Asante M A, Mendall M A, Finlayson C, Ballam L, Northfield T
Department of Gastroenterology, St George's Hospital Medical School, London, UK.
Eur J Gastroenterol Hepatol. 1998 Oct;10(10):843-6. doi: 10.1097/00042737-199810000-00005.
It is unclear whether near-patient whole-blood diagnostic tests for Helicobacter pylori are of comparable accuracy to laboratory based ELISA for screening of dyspeptic patients prior to endoscopy.
To compare two ELISA and two whole-blood tests in order to determine whether near-patient H. pylori diagnostic tests are an acceptable alternative to laboratory based ELISA tests for screening of dyspeptic patients prior to endoscopy.
One hundred and seven consecutive patients with dyspepsia (median age, 32 years; range, 16-45 years) were evaluated with Helico-G ELISA, Hmcap ELISA and Helisal whole-blood tests. A further 111 dyspeptic patients (median age, 51 years; range, 16-96 years) were evaluated with the Immunocard whole-blood test only. The 'gold standard' for infection was based on histology and the rapid urease test (CLO).
Compared to the Helico-G test, both near-patient tests had a higher false negative rate (23-37% vs 5%, P< 0.003), and lower sensitivity and negative predictive value. The Immunocard had a higher specificity than did the Helisal (87% vs 63%, P=0.006); otherwise both near-patient whole-blood tests had similar performance. At a sensitivity of 95%, the Hmcap ELISA was more specific than the Helico-G ELISA (75% vs 67%) and had fewer false positives (25% vs 32%). The near-patient tests would wrongly classify up to 40% H. pylori positive dyspeptic patients and exclude them from endoscopy, compared to 5-6% for ELISA.

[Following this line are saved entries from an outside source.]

+    extern __shared__ uint8_t smem_raw[];
+    uint8_t* smem = smem_raw + ((1024u - (smem_u32(smem_raw) & 1023u)) & 1023u);
+    const int W = p.Wo, Wp = p.Wo + 2, R = p.halo_rows;
+    const int a_stage = halo_a_stage_bytes(W, R);
+    const int cblocks = p.cblocks;
+    const int region0 = max(cblocks * a_stage, BN * 256);
+    uint8_t* sA = smem;
+    uint8_t* sR = smem + region0;
+    uint8_t* sB = sR + 2 * kFuseTile;
+    uint8_t* tail = sB + NB * B_BLK;
+    uint64_t* a_full = reinterpret_cast<uint64_t*>(tail);
+    uint64_t* b_full = a_full + kHaloMaxCBlocks;
+    uint64_t* b_empty = b_full + NB;
+    uint64_t* r_full = b_empty + NB;
+    uint64_t* e_done = r_full + 2;
+    uint64_t* bias_bar = e_done + 2;
+    float* s_bias = reinterpret_cast<float*>(tail + 256);
+    float* s_bias2 = s_bias + BN;
+
+    const int warp = threadIdx.x >> 5;
+    const int lane = threadIdx.x & 31;
+    const int Ho = p.HoWo / p.Wo;
+    const int tiles_per_img = (Ho + R - 1) / R;
+    const int img = blockIdx.y / tiles_per_img;
+    const int h0 = (blockIdx.y - img * tiles_per_img) * R;
+    const int nsteps = cblocks * 9;
+    const int nchunks = q.Cout / kFuseChunk;
+    const int nsteps_all = nsteps + nchunks * KB2;
+
+    if (threadIdx.x == 0) {
+        tma_prefetch_desc(&mapIn);
+        tma_prefetch_desc(&mapRes);
+        tma_prefetch_desc(&mapOut);
+        for (int s = 0; s < cblocks; ++s) mbar_init(&a_full[s], 1);
+        for (int s = 0; s < NB; ++s) {
+            mbar_init(&b_full[s], 1);
+            mbar_init(&b_empty[s], kConsumerWarps);
+        }
+        for (int s = 0; s < 2; ++s) {
+            mbar_init(&r_full[s], 1);
+            mbar_init(&e_done[s], kConsumerWarps);
+        }
+        mbar_init(bias_bar, 32);
+        fence_barrier_init();
+        fence_proxy_async();
+    }
+    __syncthreads();
+    if (p.pdl_trigger == 0) pdl_launch_dependents();
+
+    if (warp == kActWarp) {
+        const uint32_t box_bytes = static_cast<uint32_t>(R * Wp * 128);
+        auto load_res = [&](int c) {
+            mbar_expect_tx(&r_full[c & 1], box_bytes);
+            tma_load_4d(&mapRes, &r_full[c & 1], sR + (c & 1) * kFuseTile, c * kFuseChunk, 0, h0, img);
+        };
+        pdl_wait();
+        if (elect_one_sync()) {
+            for (int cb = 0; cb < cblocks; ++cb) {
+                mbar_expect_tx(&a_full[cb], static_cast<uint32_t>((R + 2) * Wp * 128));
+                tma_load_4d(&mapIn, &a_full[cb], sA + cb * a_stage, cb * 64, -1, h0 - 1, img);
+            }
+            for (int c = 0; c < 2 && c < nchunks; ++c) load_res(c);
+            for (int c = 0; c < nchunks; ++c) {
+                mbar_wait(&e_done[c & 1], (c >> 1) & 1);
+                tma_store_4d(&mapOut, sR + (c & 1) * kFuseTile, c * kFuseChunk, 0, h0, img);
+                tma_store_commit_and_wait_read();
+                if (c + 2 < nchunks) load_res(c + 2);
+            }
+        }
+        __syncwarp();
+    } else if (warp < kConsumerWarps) {
+        const uint32_t wg = static_cast<uint32_t>(warp >> 2);
+        const uint32_t wg_off = wg * 8192u;
+        float acc[BN / 2];
+        int i = 0;
+#pragma unroll 1
+        for (int tap = 0; tap < 9; ++tap) {
+            const int r = tap / 3, sx = tap - r * 3;
+            const uint32_t tap_off = static_cast<uint32_t>((r * Wp + sx) * 128);
+#pragma unroll 1
+            for (int cb = 0; cb < cblocks; ++cb, ++i) {
+                const int sb = i % NB;
+                if (tap == 0) mbar_wait(&a_full[cb], 0);
+                mbar_wait(&b_full[sb], (i / NB) & 1);
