+                for (int e = 0; e < 4; e++) {
+                    float v = main[4 * i + e];
+                    if constexpr (ET<T>::X) v = __builtin_fmaf(cross[4 * i + e], DWG_X_LO_INV, v);
+                    v = v * p.alpha + bias[4 * i + e];
+                    o[e] = p.act == DWG_ACT_SILU ? v / (1.f + __expf(-v)) : v;
+                }
+                *reinterpret_cast<f4*>(stage + r * kC8LD + wv * 32 + 8 * i + 4 * h) = o;
+            }
+        }
+        __syncthreads();
+        for (int i = tid; i < kC8Pix * G; i += 256) {
+            const int px = i / G, g = i - px * G;
+            if (m0 + px >= p.M) continue;
+            const f4 a = *reinterpret_cast<const f4*>(stage + px * kC8LD + g * 8), b = *reinterpret_cast<const f4*>(stage + px * kC8LD + g * 8 + 4);
+            const float v[8] = {a[0], a[1], a[2], a[3], b[0], b[1], b[2], b[3]};
+            store_cols<T, 8>(p, m0 + px, col0 + g * 8, v);
+        }
+        __syncthreads();
+    }
+}
+
+constexpr int kT8H = 8, kT8W = 16, kT8WP = kT8W + 2, kT8NPIX = (kT8H + 2) * kT8WP;
+template <typename T> constexpr int cout8_pixel_stride() { return 8 * ET<T>::BYTES + 16; }
+template <typename T> constexpr size_t cout8_lds() { return (size_t)kT8NPIX * cout8_pixel_stride<T>() + 9 * 8 * 8 * ET<T>::BYTES; }
+
+template <typename T>
+__global__ __launch_bounds__(256, 2) void k_conv3x3_cout8(dwg_conv_thin_p p) {
+    extern __shared__ __attribute__((aligned(16))) unsigned char patch[];
+    constexpr int GB = ET<T>::BYTES, CPP = 8 * GB / 16, PS = cout8_pixel_stride<T>();
+    unsigned char* wl = patch + kT8NPIX * PS;
+    const int tid = threadIdx.x, lane = tid & 63, c = lane & 15, q = lane >> 4, wv = tid >> 6;
+    const int H = p.H, W = p.W, Cin = p.Cin, img = blockIdx.z, ty0 = blockIdx.y * kT8H, tx0 = blockIdx.x * kT8W;
+    const unsigned char* A = reinterpret_cast<const unsigned char*>(p.A);
+    const unsigned char* B = reinterpret_cast<const unsigned char*>(p.B);
+    f4 main[2], cross[2];
+#pragma unroll
+    for (int rt = 0; rt < 2; rt++)
+#pragma unroll
+        for (int e = 0; e < 4; e++) { main[rt][e] = 0.f; cross[rt][e] = 0.f; }
+    for (int slab = 0; slab < Cin / 64; slab++) {
+        __syncthreads();
+        for (int i = tid; i < kT8NPIX * CPP; i += 256) {
+            const int px = i / CPP, ch = i - px * CPP, py = px / kT8WP, iy = ty0 + py - 1, ix = tx0 + (px - py * kT8WP) - 1;
+            uint4 v = {0u, 0u, 0u, 0u};
+            if ((unsigned)iy < (unsigned)H && (unsigned)ix < (unsigned)W)
+                v = *reinterpret_cast<const uint4*>(A + ((((size_t)img * H + iy) * W + ix) * Cin + slab * 64) * (GB / 8) + ch * 16);
+            *reinterpret_cast<uint4*>(patch + px * PS + ch * 16) = v;
+        }
+        for (int i = tid; i < 8 * 9 * 8 * (GB / 16); i += 256) {
+            const int ch = i % (GB / 16), g = (i / (GB / 16)) & 7, t = (i / (GB / 16) >> 3) % 9, n = i / (GB / 16) / 72;
+            *reinterpret_cast<uint4*>(wl + ((t * 8 + g) * 8 + n) * GB + ch * 16) =
+                *reinterpret_cast<const uint4*>(B + (((size_t)n * 9 + t) * Cin + slab * 64 + g * 8) * (GB / 8) + ch * 16);
+        }
+        __syncthreads();
+#pragma unroll
+        for (int t = 0; t < 9; t++) {
+            const int dy = t / 3, dx = t - dy * 3;
+#pragma unroll
+            for (int k2 = 0; k2 < 2; k2++) {
+                const int g = 4 * k2 + q;
+                Operand<T> wf;
+                wf.zero();
+                if (c < 8) wf.load(wl + ((t * 8 + g) * 8 + c) * GB);
+#pragma unroll
+                for (int rt = 0; rt < 2; rt++) {
+                    Operand<T> xf;
+                    xf.load(patch + ((2 * wv + rt + dy) * kT8WP + c + dx) * PS + g * GB);
+                    main[rt] = mfma16(wf.hi, xf.hi, main[rt]);
+                    if constexpr (ET<T>::X) {
+                        cross[rt] = mfma16(wf.lo, xf.hi, cross[rt]);
+                        cross[rt] = mfma16(wf.hi, xf.lo, cross[rt]);
+                    }
+                }
+            }
+        }
+    }
+    if (q >= 2) return;
+#pragma unroll
+    for (int rt = 0; rt < 2; rt++) {
+        const int y = ty0 + 2 * wv + rt, x = tx0 + c;
+        const long long m = ((long long)img * H + y) * W + x;
+        if (y >= H || x >= W || m >= p.M) continue;
+        float v[4];
+#pragma unroll
+        for (int e = 0; e < 4; e++) {
+            v[e] = main[rt][e];
+            if constexpr (ET<T>::X) v[e] = __builtin_fmaf(cross[rt][e], DWG_X_LO_INV, v[e]);
+            v[e] *= p.alpha;
+        }
+        store_cols<T, 4>(p, m, 4 * q, v);
+    }
+}
+
+template <typename T> struct Sym;
+template <> struct Sym<__bf16> { static constexpr const char* cin8 = "k_conv3x3_cin8<__bf16>"; static constexpr const char* cout8 = "k_conv3x3_cout8<__bf16>"; };
+template <> struct Sym<_Float16> { static constexpr const char* cin8 = "k_conv3x3_cin8<_Float16>"; static constexpr const char* cout8 = "k_conv3x3_cout8<_Float16>"; };
+template <> struct Sym<dwg_xs> { static constexpr const char* cin8 = "k_conv3x3_cin8<dwg_xs>"; static constexpr const char* cout8 = "k_conv3x3_cout8<dwg_xs>"; };
+
+static double thin_flops(const dwg_conv_thin_p& p) { return 2.0 * p.M * p.N * 9.0 * p.Cin; }
+
+template <typename T>
+static void launch_cin8(const dwg_conv_thin_p& p, hipStream_t stream, const char* name) {
+    const int ncol = dwg_cdiv(p.N, kC8Cols);
+    const long long tiles = ((long long)p.M + kC8Pix - 1) / kC8Pix;
+    long long iters = (tiles * ncol + 767) / 768;
+    iters = iters < 1 ? 1 : (iters > 16 ? 16 : iters);
+    dim3 grid((unsigned)((tiles + iters - 1) / iters), ncol, 1);
+    DWG_LAUNCH_W(name, Sym<T>::cin8, thin_flops(p), (k_conv3x3_cin8<T>), grid, dim3(256), 0, stream, p, (int)iters);
+}
+
+template <typename T>
+static void launch_cout8(const dwg_conv_thin_p& p, hipStream_t stream, const char* name) {
+    constexpr size_t lds = cout8_lds<T>();
+    static bool attr_set = false;
+    if (!attr_set) {
+        hipFuncSetAttribute(reinterpret_cast<const void*>(&k_conv3x3_cout8<T>), hipFuncAttributeMaxDynamicSharedMemorySize, (int)lds);
+        attr_set = true;
+    }
+    const long long hw = (long long)p.H * p.W;
+    dim3 grid(dwg_cdiv(p.W, kT8W), dwg_cdiv(p.H, kT8H), (unsigned)((p.M + hw - 1) / hw));
+    DWG_LAUNCH_W(name, Sym<T>::cout8, thin_flops(p), (k_conv3x3_cout8<T>), grid, dim3(256), lds, stream, p);
+}
+
+}
+
+void dwg_conv3x3_cin8_launch(const dwg_conv_thin_p& p, hipStream_t stream, const char* name) {
+    if (p.dtype == DWG_DTYPE_F32X) launch_cin8<dwg_xs>(p, stream, name);
+    else if (p.dtype == DWG_DTYPE_F16) launch_cin8<_Float16>(p, stream, name);
+    else launch_cin8<__bf16>(p, stream, name);
+}
+
+void dwg_conv3x3_cout8_launch(const dwg_conv_thin_p& p, hipStream_t stream, const char* name) {
+    if (p.dtype == DWG_DTYPE_F32X) launch_cout8<dwg_xs>(p, stream, name);
+    else if (p.dtype == DWG_DTYPE_F16) launch_cout8<_Float16>(p, stream, name);
+    else launch_cout8<__bf16>(p, stream, name);
+}
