template <int RB>
__device__ __forceinline__ void fast_pretest4_raw(const uint8_t* c, int t, uint32_t& lo, uint32_t& hi)
{
    constexpr int st = RB;
    lds_cu32 w = (lds_cu32)(c - 3 * st);
    asm volatile("" : "+v"(w));
    constexpr int o = 3 * st / 4;
    const uint32_t a0 = w[o - 1], b0 = w[o], c0 = w[o + 1];
    const uint32_t ap = w[o + 2 * st / 4 - 1], bp = w[o + 2 * st / 4], cp = w[o + 2 * st / 4 + 1];
    const uint32_t am = w[o - 2 * st / 4 - 1], bm = w[o - 2 * st / 4], cm = w[o - 2 * st / 4 + 1];
    const uint32_t u3 = w[o + 3 * st / 4];
    const uint32_t d3 = w[0];
    const us2 T = pk2(t, t);
    lo = pretest_half(
        as_us2(__builtin_amdgcn_perm(0u, b0, 0x0c010c00u)), as_us2(__builtin_amdgcn_perm(0u, u3, 0x0c010c00u)),
        as_us2(__builtin_amdgcn_perm(0u, d3, 0x0c010c00u)), as_us2(win_lo(bp, cp, 2)), as_us2(win_lo(am, bm, 2)),
        as_us2(win_lo(b0, c0, 3)), as_us2(win_lo(a0, b0, 1)), as_us2(win_lo(bm, cm, 2)), as_us2(win_lo(ap, bp, 2)), T);
    hi = pretest_half(
        as_us2(__builtin_amdgcn_perm(0u, b0, 0x0c030c02u)), as_us2(__builtin_amdgcn_perm(0u, u3, 0x0c030c02u)),
        as_us2(__builtin_amdgcn_perm(0u, d3, 0x0c030c02u)), as_us2(win_hi(bp, cp, 2)), as_us2(win_hi(am, bm, 2)),
        as_us2(win_hi(b0, c0, 3)), as_us2(win_hi(a0, b0, 1)), as_us2(win_hi(bm, cm, 2)), as_us2(win_hi(ap, bp, 2)), T);
}

template <int RB>
__device__ __forceinline__ int fast_mi(int o, int mp)
{
    if constexpr (RB == kFastRowBytesM) {
        return o + 45;
    } else {
        const int yy = (int)((unsigned)o / (unsigned)RB);
        return (yy - 2) * mp + (o - yy * RB) - 3;
    }
}

__device__ __forceinline__ int nms_keep(const uint8_t* Ms, int mi, int mp, int t, int* sc_out)
{
    const int M = Ms[mi];
    if (M <= t) return 0;
    const int sc = M - 1;
    bool kept = true;
#pragma unroll
    for (int dy = -1; dy <= 1; dy++)
#pragma unroll
        for (int dx = -1; dx <= 1; dx++) {
            if (dx == 0 && dy == 0) continue;
            const int Mn = Ms[mi + dy * mp + dx];
            const int ns = Mn > t ? Mn - 1 : 0;
            kept = kept && (sc > ns);
        }
    *sc_out = sc;
    return kept ? 1 : 0;
}

__device__ __forceinline__ int mbcnt(uint64_t m)
{
    return (int)__builtin_amdgcn_mbcnt_hi((uint32_t)(m >> 32), __builtin_amdgcn_mbcnt_lo((uint32_t)m, 0u));
}
__device__ __forceinline__ int uniform(int v) { return __builtin_amdgcn_readfirstlane(v); }

constexpr int kFastPass = 12;

struct FastCellGeom {
    const uint8_t* img;
    int pitch, x0, y0, rw, rh, nwords;
    bool vec;
    bool words;
};

struct FastRegs {
    u32x4 v0, v1, v2;
};

__device__ __forceinline__ FastCellGeom fast_geom(const Plan* P, const ExtractBufs& b, int f, const CellDesc& c)
{
    FastCellGeom G;
    const LevelGeom& g = P->lv[c.level];
    G.img = level_ptr(P, b, f, c.level);
    G.pitch = g.pitch;
    G.x0 = c.x0; G.y0 = c.y0; G.rw = c.rw; G.rh = c.rh;
    G.nwords = (1 + c.rw + 3) >> 2;
    G.vec = ((g.pitch | (int)reinterpret_cast<uintptr_t>(G.img)) & 15) == 0 && G.nwords <= 12 && c.rh <= 48;
    G.words = (g.pitch & 3) == 0 && G.nwords <= 15 && c.rh <= 4 * kFastPass;
    return G;
}

__device__ __forceinline__ void fast_prefetch(const FastCellGeom& G, FastRegs& R)
{
    const int lane = lane_id();
    if (G.vec) {
        const uint8_t* base = G.img + (int64_t)G.y0 * G.pitch + ((G.x0 - 1) & ~15) + 16 * (lane & 3);
        const int r = lane >> 2;
        R.v0 = *reinterpret_cast<const u32x4*>(base + (int64_t)min(r, G.rh - 1) * G.pitch);
        R.v1 = *reinterpret_cast<const u32x4*>(base + (int64_t)min(r + 16, G.rh - 1) * G.pitch);
        R.v2 = *reinterpret_cast<const u32x4*>(base + (int64_t)min(r + 32, G.rh - 1) * G.pitch);
    }
}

Near-patient whole-blood H. pylori diagnostic tests are less accurate and thus not an acceptable alternative to laboratory based ELISA tests.
对于消化不良患者,在进行内镜检查前,用于检测幽门螺杆菌的即时全血诊断试验的准确性是否与基于实验室的酶联免疫吸附测定(ELISA)相当尚不清楚。
比较两种ELISA试验和两种全血试验,以确定用于消化不良患者内镜检查前筛查的即时幽门螺杆菌诊断试验是否可作为基于实验室的ELISA试验的可接受替代方法。
对107例连续的消化不良患者(中位年龄32岁;范围16 - 45岁)进行Helico - G ELISA、Hmcap ELISA和Helisal全血试验评估。另外111例消化不良患者(中位年龄51岁;范围16 - 96岁)仅进行免疫卡全血试验评估。感染的“金标准”基于组织学检查和快速尿素酶试验(CLO)。
与Helico - G试验相比,两种即时检测试验的假阴性率更高(23% - 37%对5%,P < 0.003),敏感性和阴性预测值更低。免疫卡的特异性高于Helisal(87%对63%,P = 0.006);否则,两种即时全血试验的表现相似。在敏感性为95%时,Hmcap ELISA比Helico - G ELISA更具特异性(75%对67%),假阳性更少(25%对32%)。与ELISA的5% - 6%相比,即时检测试验会将高达40%的幽门螺杆菌阳性消化不良患者错误分类并使其无法接受内镜检查。
即时全血幽门螺杆菌诊断试验准确性较低,因此不能作为基于实验室的ELISA试验的可接受替代方法。